# MobleyLab/blues

Measured on AMD Instinct MI355X. Metric: NCMC ns/day (23k-atom toluene box, 1000-step switch, RandomLigandRotationMove), aggregate over independent chains, higher is better.
Workload: dtype f32 pair math / f64 accumulation, f64 alchemical+integrator

## Files before the change

blues_amd/csrc/blues_engine.hip:

```cpp
#include <hip/hip_runtime.h>

#include <algorithm>
#include <array>
#include <cmath>
#include <cstdarg>
#include <cstdio>
#include <cstdlib>
#include <cstring>
#include <map>
#include <memory>
#include <numeric>
#include <string>
#include <vector>

#include "../../include/blues_engine.h"
#include "device_common.h"
#include "kernels_alch.h"
#include "kernels_bonded.h"
#include <chrono>
#include <mutex>
#include <thread>
#include <functional>
#include <atomic>
#include <type_traits>
// ... 234 lines not shown
    bool clusters_packed = false;
    double total_mass = 0;
    DBuf<double> d_x[3], d_v[3], d_xbuild[3], d_mass, d_charge, d_sigma, d_eps;
    DBuf<double> d_x_sort[3], d_stage;
    DBuf<unsigned> d_xfer_out;
    DBuf<int> d_edit_idx; DBuf<double> d_edit_xyz;
    std::vector<struct BluesSnapshot*> snap_pool;
    DBuf<AtomF> d_img_f; DBuf<AtomD> d_img_d;
    DBuf<int> d_sorted_of_orig, d_orig_of_sorted, d_tile_atoms, d_jlist, d_jstage, d_jcount, d_batch_slot, d_ex_start, d_ex_idx, d_islot;
    DBuf<unsigned long long> d_mask_pool;
    DBuf<DevFlags> d_flags; DBuf<DevAccum> d_acc; DBuf<long long> d_stamps;
    DBuf<double> d_fpart, d_epart_nb, d_fJ, d_self_part, d_e_part, d_fent, d_ftot, d_alch_self, d_epart_b, d_cm_part, d_trace, d_scratch;
    DBuf<int> d_orig_of_islot, d_row_of_orig, d_mobile_atoms, d_mobile_index, d_exc_owner, d_exc_is_env;
    DBuf<double> d_noise; unsigned noise_draw_base = 0; int n_noise = 0; bool noise_valid = false;
    DBuf<int> d_alch_orig, d_alch_local, d_exc_start, d_exc_partner; DBuf<double> d_exc_params;
    DBuf<int> d_cl_atoms, d_cl_type, d_cl_nc, d_cl_alch, d_cl_mobile, d_cl_sorted; DBuf<double> d_cl_dist;
    DBuf<ClusterRec> d_recs; std::vector<ClusterRec> h_recs;
    std::vector<GenCluster> gen_h; std::vector<GenAtom> gen_atoms_h; std::vector<GenCons> gen_cons_h;
    std::vector<int> gen_tree;
    DBuf<GenCluster> d_gen; DBuf<GenAtom> d_gen_atoms; DBuf<GenCons> d_gen_cons;
    int n_gen() const { return (int)gen_h.size(); }
    int gen_blocks() const { const int wpb = int_threads / 64; return (n_gen() + wpb - 1) / wpb; }
    DBuf<AlchJRec> d_jrec; DBuf<AlchARec> d_arec;
    DBuf<double> d_mom_part; bool vel_clean = false, pass_valid_for_l = true;
    DBuf<FinRec> d_finrecs; std::vector<int> h_row_of_orig, h_row_start;
    template <typename T> struct PmeBufs { DBuf<T> a_re, a_im, b_re, b_im, eterm, tw_cos[3], tw_sin[3], qf_re, qf_im, phi_f; };
    bool pme = false; int pme_K[3] = {0, 0, 0}, pme_order = 5, disp_corr = 0;
    std::vector<int> pme_frozen;
    DBuf<double> d_qn, d_qn_full, d_frec, d_pme_e; DBuf<int> d_pme_frozen; DBuf<unsigned long long> d_pme_acc;
    PmeBufs<float> pme_f; PmeBufs<double> pme_d;
    bool pme_static_valid = false;
    double e_ewald_const = 0.0, e_disp = 0.0;
    DBuf<int> d_row_atom, d_row_start, d_ent_type, d_ent_term, d_ent_role;
    DBuf<int> d_term_atoms[T_NTYPES]; DBuf<double> d_term_params[T_NTYPES];
    int n_terms[T_NTYPES] = {0, 0, 0, 0, 0, 0}; int n_rows = 0; double restr_k = 0;
    int n_cent = 0; DBuf<int> d_cent_atoms; DBuf<double> d_cent_params;
    Program prog; unsigned prog_draw_base = 0; int prog_trace = -1; bool tracing = false;
    int64_t st_passes = 0, st_launches = 0, st_resorts = 0, st_energy_evals = 0, st_reshapes = 0;
    std::vector<int> h_sorted_of_orig, h_orig_of_sorted;

    ~BluesEngine() {
        for (BluesSnapshot* sn : snap_pool) { if (sn->block) hipFree(sn->block); delete sn; }
        for (hipEvent_t e : {ev0, ev1, evFork, evJ1, evJ2, evA, evB}) if (e) hipEventDestroy(e);
        for (hipStream_t q : {s1, s2}) if (q) hipStreamDestroy(q);
    }
};
// ... 774 lines not shown
            A.q = (float)q; A.hs = (float)hs; A.se = (float)se; A.flags = flags; A.orig = o;
        } else {
            AtomD& A = imd[s];
            A.x = u[0]; A.y = u[1]; A.z = u[2]; A.q = q; A.hs = hs; A.se = se; A.flags = flags; A.orig = o; A.pad = 0;
        }
    }
    try {
        if (h->precision == 0) h->d_img_f.upload(imf); else h->d_img_d.upload(imd);
        h->d_sorted_of_orig.upload(h->h_sorted_of_orig); h->d_orig_of_sorted.upload(h->h_orig_of_sorted);
        { std::vector<int> cs(h->clusters.size() * 4, 0);
          for (size_t c = 0; c < h->clusters.size(); c++) for (int a = 0; a < 4; a++) if (h->clusters[c].atoms[a] >= 0) cs[c * 4 + a] = h->h_sorted_of_orig[h->clusters[c].atoms[a]];
          h->d_cl_sorted.upload(cs);
          for (size_t c = 0; c < h->clusters.size(); c++) for (int a = 0; a < 4; a++) {
              const int at = h->clusters[c].atoms[a];
              h->h_recs[c].sorted[a] = cs[c * 4 + a]; h->h_recs[c].islot[a] = at >= 0 ? islot[at] : -1;
              const int row = at >= 0 && !h->h_row_of_orig.empty() ? h->h_row_of_orig[at] : -1;
              h->h_recs[c].e0[a] = row >= 0 ? h->h_row_start[row] : 0; h->h_recs[c].e1[a] = row >= 0 ? h->h_row_start[row + 1] : 0;
          }
          h->d_recs.upload(h->h_recs); }
        if (h->n_gen()) { for (GenAtom& R : h->gen_atoms_h) { R.sorted = h->h_sorted_of_orig[R.atom]; R.islot = islot[R.atom]; } h->d_gen_atoms.upload(h->gen_atoms_h); }
        h->d_tile_atoms.upload(tile_atoms); h->d_islot.upload(islot);
        h->d_ex_start.upload(ex_start); h->d_ex_idx.upload(ex_idx);
        h->d_jrec.alloc((size_t)jcap);
        { std::vector<AlchARec> ar(h->alch.size());
          for (size_t a2 = 0; a2 < h->alch.size(); a2++) { AlchARec& r = ar[a2]; const int ao = h->alch[a2]; r.ao = ao; r.asrt = h->h_sorted_of_orig[ao]; r.pad = 0; r.sig = h->T->sigma[ao]; r.eps = std::sqrt(h->T->eps[ao]); r.q = h->T->charge[ao];
            r.has_env_excl = 0; for (int p2 : h->T->excl[ao]) if (h->T->alch_local[p2] < 0) r.has_env_excl = 1; }
          h->d_arec.upload(ar); }
        h->lists_alloc = h->k1_mode == 2 ? std::max(1, h->n_itiles) : 0;
        const int nt_alloc = h->k1_mode == 2 ? h->lists_alloc + 1 : nt;
        h->d_jlist.alloc((size_t)nt_alloc * jcap); h->d_jstage.alloc((size_t)nt_alloc * LIST_WAVES * ((((n + LIST_WAVES - 1) / LIST_WAVES) + 63) & ~63)); h->d_jcount.alloc(nt_alloc); h->d_batch_slot.alloc((size_t)nt_alloc * (jcap / 64));
        h->d_mask_pool.alloc((size_t)nt_alloc * MASK_QUOTA * 64);
        h->d_fpart.alloc((size_t)h->npart * 3 * h->n_islots);
        if (h->k1_mode == 2) {
            h->d_alist.alloc((size_t)h->n_islots * h->acap); h->d_acount.alloc(h->n_islots); h->d_aself.alloc(h->n_islots);
            {
                std::vector<int> rows((size_t)h->n_islots * SX_ROW, -1);
                for (int q = 0; q < h->n_islots; q++) {
                    int* r = rows.data() + (size_t)q * SX_ROW;
                    const int sidx = tile_atoms[q];
                    r[28] = 0; r[29] = 0x7fffffff; r[30] = -1;
                    if (sidx < 0) continue;
                    int nrow = 0; r[nrow++] = sidx;
                    for (int e = ex_start[sidx]; e < ex_start[sidx + 1]; e++) if (ex_idx[e] != sidx && nrow < SX_MAX) r[nrow++] = ex_idx[e];
                    r[28] = nrow;
                    for (int e = 0; e < nrow; e++) { r[29] = std::min(r[29], r[e]); r[30] = std::max(r[30], r[e]); }
                }
// ... 188 lines not shown
    h->prog.n = 0; h->prog_trace = -1; h->prog_draw_base = h->h_draw;
    HIP_OK(h, hipGetLastError());
    return 0;
}

static int emit(BluesEngine* h, int op) {
    if (h->prog.n == 0) h->prog_draw_base = h->h_draw;
    if (h->prog.n >= MAX_OPS) { if (flush_program(h)) return 1; h->prog_draw_base = h->h_draw; }
    h->prog.ops[h->prog.n++] = (unsigned char)op;
    if (op == OP_O || op == OP_L) h->h_draw++;
    return 0;
}

static ListArgs make_list_args(BluesEngine* h) {
    ListArgs a; memset(&a, 0, sizeof a);
    a.n = h->n; a.n_tiles = h->n_tiles; a.n_itiles = h->n_itiles; a.jcap = h->jcap; a.pool_cap = h->pool_cap;
    a.tile_atoms = h->d_tile_atoms.p; a.jlist = h->d_jlist.p; a.jstage = h->d_jstage.p; a.jcount = h->d_jcount.p; a.batch_slot = h->d_batch_slot.p;
    a.mask_pool = h->d_mask_pool.p; a.batch_req = batch_req_ptr(h); a.ex_start = h->d_ex_start.p; a.ex_idx = h->d_ex_idx.p; a.flags = h->d_flags.p;
    for (int k = 0; k < 3; k++) { a.x[k] = h->d_x[k].p; a.xbuild[k] = h->d_xbuild[k].p; }
    a.fJ = h->d_fJ.p; a.n_fJ = 9 * h->n;
    a.alch_jrec = h->alch.empty() ? nullptr : (void*)h->d_jrec.p; a.p_sigma = h->d_sigma.p; a.p_eps = h->d_eps.p; a.p_charge = h->d_charge.p;
    if (h->k1_mode == 2) { a.alist = h->d_alist.p; a.acount = h->d_acount.p; a.acap = h->acap; }
    a.S = h->S; a.n_lists = h->n_lists; a.hint_count = h->hint_count; a.no_sphere = h->tune.no_sphere;
    if (h->k1_mode == 2 && h->prune_on) { a.pneed = h->d_pneed.p; a.plist = h->d_plist.p; a.pcount = h->d_pcount.p; for (int k = 0; k < 3; k++) a.xprune[k] = h->d_xprune[k].p; }
    if (h->k1_mode == 2) { a.pimg4 = h->d_pimg4.p; a.pimg2 = h->d_pimg2.p; a.mlist = h->d_mlist.p; a.mcount = h->d_mcount.p; a.mcap = h->mcap; a.aself = h->d_aself.p; a.pimgb = h->d_pimgb.p; a.sx_row = h->d_sx_row.p; a.pf_reach = h->alist_pf_reach; }
    return a;
}

static FragArgs make_frag_args(BluesEngine* h) {
    FragArgs a; memset(&a, 0, sizeof a);
    if (h->k1_mode != 3) return a;
    a.F = h->frag_F; a.NI = h->frag_NI; a.ifrag = h->d_ifrag.p; a.nblk = h->frag_nblk; a.n = h->n; a.ocap = h->frag_ocap; a.icap = h->frag_icap; a.fpw = h->frag_fpw; a.nwg = h->frag_nwg; a.n_islots = h->n_islots;
    a.fimg = h->d_fimg.p; a.ljtab = h->d_ljtab.p; a.ntypes = h->frag_ntypes; a.sp_start = h->d_sp_start.p; a.sp_ent = h->d_sp_ent.p; a.bb = h->d_fbb.p; a.fpos0 = h->d_fpos0.p;
    a.olist = h->d_olist.p; a.ocount = h->d_ocount.p; a.ilist = h->d_ilist.p; a.icount = h->d_icount.p; a.xprune = h->d_xprune_s.p;
    const double ro = h->cutoff + h->skin, ri = h->cutoff + std::min(h->frag_m, h->skin);
    a.ro2 = (float)(ro * ro) * 1.0001f + 1e-5f; a.ri2 = (float)(ri * ri) * 1.0001f + 1e-5f;
    {
        const double rof = h->cutoff + 0.5 * h->skin, rif = h->cutoff + 0.5 * std::min(h->frag_m, h->skin);
        a.ro2_f = (float)(rof * rof) * 1.0001f + 1e-5f; a.ri2_f = (float)(rif * rif) * 1.0001f + 1e-5f;
    }
    a.ptrig2 = h->frag_m < h->skin ? (float)(0.25 * h->frag_m * h->frag_m) : 1e30f;
    for (int k = 0; k < 3; k++) a.scale[k] = (float)(h->box[k] / 4294967296.0);
    a.flags = h->d_flags.p; a.batch_req = batch_req_ptr(h); a.fpart = h->d_fpart.p; a.epart = h->d_epart_nb.p;
    a.half_min_edge = (float)(0.5 * std::min(h->box[0], std::min(h->box[1], h->box[2])));
    a.count_builds = h->n_tiles == 0;
    a.hint_blocks = h->frag_nblk < 64 ? 0x7fffffff : std::max(48, h->frag_nblk * 85 / 100);
// ... 307 lines not shown
        else hipLaunchKernelGGL(k_alchemical<false>, dim3(h->k2_nblocks_env + 1), dim3(256), 0, h->cur, A);
    }
    h->st_launches++;
    HIP_OK(h, hipGetLastError());
    return 0;
}
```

● **YOUR ASSIGNMENT**
Only lines with the string "nrow" belong in the answer; copy each of them from the listing.

● **WRITTEN ANSWER**
                    int nrow = 0; r[nrow++] = sidx;
                    for (int e = ex_start[sidx]; e < ex_start[sidx + 1]; e++) if (ex_idx[e] != sidx && nrow < SX_MAX) r[nrow++] = ex_idx[e];
                    r[28] = nrow;
                    for (int e = 0; e < nrow; e++) { r[29] = std::min(r[29], r[e]); r[30] = std::max(r[30], r[e]); }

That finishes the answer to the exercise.